For the past ten years, the Aliens have been performing throughout Colorado, weathering changes in the club scene with humor and smoking licks. This two-nighter at the Vic, sans J.N. who’s in intensive care after his surgery, features Deke – a strapping six-foot-plus foot gent with a still-full mane of hair who somehow manages to look exactly the same as he did in his thirty-year-old photos – belting it out over two saxes, keyboards, and two guitars trading rhythm and lead, as well as drums and bass. All the Aliens are sharing singing duties, and as the dual sax action breaks out during “Cold Sweat”, the Vic heats up. There are couples exhibiting some surprisingly good swing moves, distributed in age across a 20 – 60 – something range. Long instrumentals encourage dancing, and even the unfamiliar or slower tunes see plenty of action. But now the band breaks into a familiar one:
Everybody … Needs Somebody … Everybody … Needs Somebody …
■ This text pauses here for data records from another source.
__host__ __device__ constexpr int fs_nparts(int S) { return S == 256 ? 15 : 16; }
__host__ __device__ constexpr int fs_nsteps(int S) { return S == 256 ? 384 : 448; }

template <typename T>
__global__ void fs_aux_pack_kernel(const float* __restrict__ beta, const float* __restrict__ wxyz,
                                   int B, T* __restrict__ aux) {
    const int id = blockIdx.x * blockDim.x + threadIdx.x;
    if (id >= B * 4 * 4 * 2 * 64) return;
    const int lane = id & 63;
    const int i = (id >> 6) & 1;
    const int slot = (id >> 7) & 3;
    const int w = (id >> 9) & 3;
    const int b = id >> 11;
    const int li = slot >> 1;
    const int p = slot & 1;
    float v[8] = {0, 0, 0, 0, 0, 0, 0, 0};
    if (lane < 32) {
        const int f = 128 * w + 64 * p + 32 * i + lane;
        const float* wx = wxyz + ((size_t)li * kHidden + f) * 3;
        const float bb = beta[((size_t)b * 2 + li) * kHidden + f];
        const float hi = Elem<T>::round(bb);
        v[0] = wx[0]; v[1] = wx[1]; v[2] = wx[2];
        v[3] = wx[0]; v[4] = wx[1]; v[5] = wx[2];
        v[6] = hi;    v[7] = bb - hi;
    }
    T* o = aux + (size_t)id * 8;
#pragma unroll
    for (int e = 0; e < 8; ++e) o[e] = (T)v[e];
}

struct FArgs {
    const uint8_t* stream;
    const uint8_t* aux;
    const float* w_last;
    const float* xyz;
    float* out;
    float b_last;
    int npts, tiles_per_shape, n_tiles;
    int N, k0;
    float vs, origin;
    const int32_t* bricks;
    const int32_t* count;
    int nb, nbt;
    GridDiv gd;
};

enum FsEpi { FE_NONE = 0, FE_LATE = 1, FE_EARLY = 2, FE_FIN0 = 3, FE_FIN1 = 4 };

struct FSrc {
    bool shape;
    uint32_t off;
    bool none = false;
};

struct FCtx {
    int lane, wave, h;
    uint32_t voff;
    char* smem;
    __amdgpu_buffer_rsrc_t rw;
    __amdgpu_buffer_rsrc_t ra;
    uint32_t s_beg, s_end;
    uint32_t s_iss;
    uint32_t baux_w;
    uint32_t aux_w;
    uint32_t aux_next;
    u32x4 auxn[2];
    u32x4 ring[kFsD][2];
    u32x4 b[4];
    float part[4];
    const f32x4* wlp;
    f32x4 wl[2][4];
    float* out;
    int npts, prev_shape, prev_local;
    float b_last;
    unsigned long long* st;
    int st_i;
    bool st_on;
    const int32_t* bricks;
    int N, nb, nbt;
};

__device__ __forceinline__ void stamp(FCtx& c) {
    if (FS_STAMP) {
        if (c.st_on && c.lane == 0 && c.st_i < 128) c.st[c.st_i] = __builtin_readcyclecounter();
        ++c.st_i;
    }
}

__device__ __forceinline__ u32x4 bld(__amdgpu_buffer_rsrc_t r, uint32_t voff, uint32_t soff) {
    return __builtin_bit_cast(u32x4, __builtin_amdgcn_raw_buffer_load_b128(r, voff, soff, 0));
}

__device__ __forceinline__ void load_aux(FCtx& c, FSrc s) {
    if (s.none) return;
    const __amdgpu_buffer_rsrc_t r = s.shape ? c.ra : c.rw;
    c.auxn[0] = bld(r, c.voff, s.off);
    c.auxn[1] = bld(r, c.voff + 1024u, s.off);
}

__device__ __forceinline__ uint32_t opaque(uint32_t v) {
    asm volatile("" : "+v"(v));
    return v;
}

__device__ __forceinline__ int opaque_s(int v) {
    asm volatile("" : "+s"(v));
    return v;
}

__device__ __forceinline__ char* lds_at(const FCtx& c, uint32_t off) {
    return c.smem + (opaque(c.voff) + off);
}
__device__ __forceinline__ char* lds_base(const FCtx& c, uint32_t off) {
    return c.smem + opaque(opaque(c.voff) + off);
}
__device__ __forceinline__ u32x4* act_wb(const FCtx& c, int late) {
    return reinterpret_cast<u32x4*>(lds_base(c, (uint32_t)(late + 4 * c.wave) * 4096u));
}
__device__ __forceinline__ u32x4* act_w(const FCtx& c, int late) {
    return reinterpret_cast<u32x4*>(lds_at(c, (uint32_t)(late + 4 * c.wave) * 4096u));
}
__device__ __forceinline__ const f32x4* wl_at(const FCtx& c, int p, int i) {
    const uint32_t h = opaque(c.voff) >> 9;
    return reinterpret_cast<const f32x4*>(
        c.smem + kFsAct + kFsRed + (((c.wave * 2 + p) * 2 + i) * 2) * 64 + h * 64);
}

Squeals break out and there’s a rush to the dance floor as the Aliens lean into their mikes and chant, “I need you, you, you, I need you, …”
Just another Saturday night at the Vic, but there’s definitely some magic in the air.
2 thoughts on “Blues from Another Planet – The Lazy Alien Blues Band, 29 Years Later”
And who could forget JN and Deke’s short-lived Blues Brothers routine from back in the day — 1980 or so? One night it included someone tossing a pig’s head on the stage. Great entertainment!